(Study material begins)

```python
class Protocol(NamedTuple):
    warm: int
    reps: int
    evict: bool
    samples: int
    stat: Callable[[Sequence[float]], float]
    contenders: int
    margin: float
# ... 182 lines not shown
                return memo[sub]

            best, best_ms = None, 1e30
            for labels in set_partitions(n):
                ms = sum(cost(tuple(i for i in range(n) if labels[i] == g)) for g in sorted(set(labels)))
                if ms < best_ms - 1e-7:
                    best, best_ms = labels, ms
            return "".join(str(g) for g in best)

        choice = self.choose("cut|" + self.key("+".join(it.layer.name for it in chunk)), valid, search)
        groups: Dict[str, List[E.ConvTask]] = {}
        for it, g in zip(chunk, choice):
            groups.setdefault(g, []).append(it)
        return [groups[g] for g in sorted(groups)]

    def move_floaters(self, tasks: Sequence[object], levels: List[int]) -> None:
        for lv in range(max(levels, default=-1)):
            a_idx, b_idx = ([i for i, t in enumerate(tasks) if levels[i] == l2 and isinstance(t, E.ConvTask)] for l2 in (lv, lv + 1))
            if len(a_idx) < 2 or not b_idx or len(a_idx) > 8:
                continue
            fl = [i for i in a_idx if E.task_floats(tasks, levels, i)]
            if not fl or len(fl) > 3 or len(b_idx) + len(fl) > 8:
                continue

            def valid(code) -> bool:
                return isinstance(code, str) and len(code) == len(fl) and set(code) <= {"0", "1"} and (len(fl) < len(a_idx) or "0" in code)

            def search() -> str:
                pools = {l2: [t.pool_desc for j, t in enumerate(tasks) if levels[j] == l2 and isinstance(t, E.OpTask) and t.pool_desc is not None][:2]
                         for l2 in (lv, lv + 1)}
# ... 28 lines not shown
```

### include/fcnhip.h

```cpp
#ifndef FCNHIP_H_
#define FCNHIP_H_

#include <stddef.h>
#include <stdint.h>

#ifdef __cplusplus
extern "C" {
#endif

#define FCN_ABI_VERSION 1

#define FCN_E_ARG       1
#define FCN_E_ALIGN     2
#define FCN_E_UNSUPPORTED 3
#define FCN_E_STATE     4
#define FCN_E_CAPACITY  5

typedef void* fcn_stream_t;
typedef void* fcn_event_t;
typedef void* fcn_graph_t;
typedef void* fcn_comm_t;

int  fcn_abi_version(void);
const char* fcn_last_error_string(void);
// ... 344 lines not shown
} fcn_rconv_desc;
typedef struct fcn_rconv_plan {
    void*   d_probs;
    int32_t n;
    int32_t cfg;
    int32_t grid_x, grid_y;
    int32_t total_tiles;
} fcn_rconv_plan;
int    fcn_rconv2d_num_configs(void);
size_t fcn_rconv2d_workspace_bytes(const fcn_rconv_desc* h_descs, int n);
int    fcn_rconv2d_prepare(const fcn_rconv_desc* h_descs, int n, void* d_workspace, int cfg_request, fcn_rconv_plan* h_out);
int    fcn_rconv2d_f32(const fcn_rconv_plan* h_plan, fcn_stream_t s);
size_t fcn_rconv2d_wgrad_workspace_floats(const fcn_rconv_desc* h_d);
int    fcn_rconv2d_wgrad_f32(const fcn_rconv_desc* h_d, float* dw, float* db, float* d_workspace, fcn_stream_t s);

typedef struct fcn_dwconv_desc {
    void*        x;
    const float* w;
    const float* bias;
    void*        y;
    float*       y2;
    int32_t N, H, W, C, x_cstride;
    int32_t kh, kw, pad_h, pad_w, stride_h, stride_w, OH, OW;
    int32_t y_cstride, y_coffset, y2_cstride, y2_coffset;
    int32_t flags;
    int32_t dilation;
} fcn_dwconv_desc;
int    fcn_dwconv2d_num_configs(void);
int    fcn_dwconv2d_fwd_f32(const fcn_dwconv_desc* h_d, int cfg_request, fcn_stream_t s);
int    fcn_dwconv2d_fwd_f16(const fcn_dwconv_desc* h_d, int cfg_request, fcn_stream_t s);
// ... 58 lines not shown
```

(Study material ends)

#### Exercise description
Gather each line in the data that holds the string "levels".

#### Result for this exercise
    def move_floaters(self, tasks: Sequence[object], levels: List[int]) -> None:
        for lv in range(max(levels, default=-1)):
            a_idx, b_idx = ([i for i, t in enumerate(tasks) if levels[i] == l2 and isinstance(t, E.ConvTask)] for l2 in (lv, lv + 1))
            fl = [i for i in a_idx if E.task_floats(tasks, levels, i)]
                pools = {l2: [t.pool_desc for j, t in enumerate(tasks) if levels[j] == l2 and isinstance(t, E.OpTask) and t.pool_desc is not None][:2]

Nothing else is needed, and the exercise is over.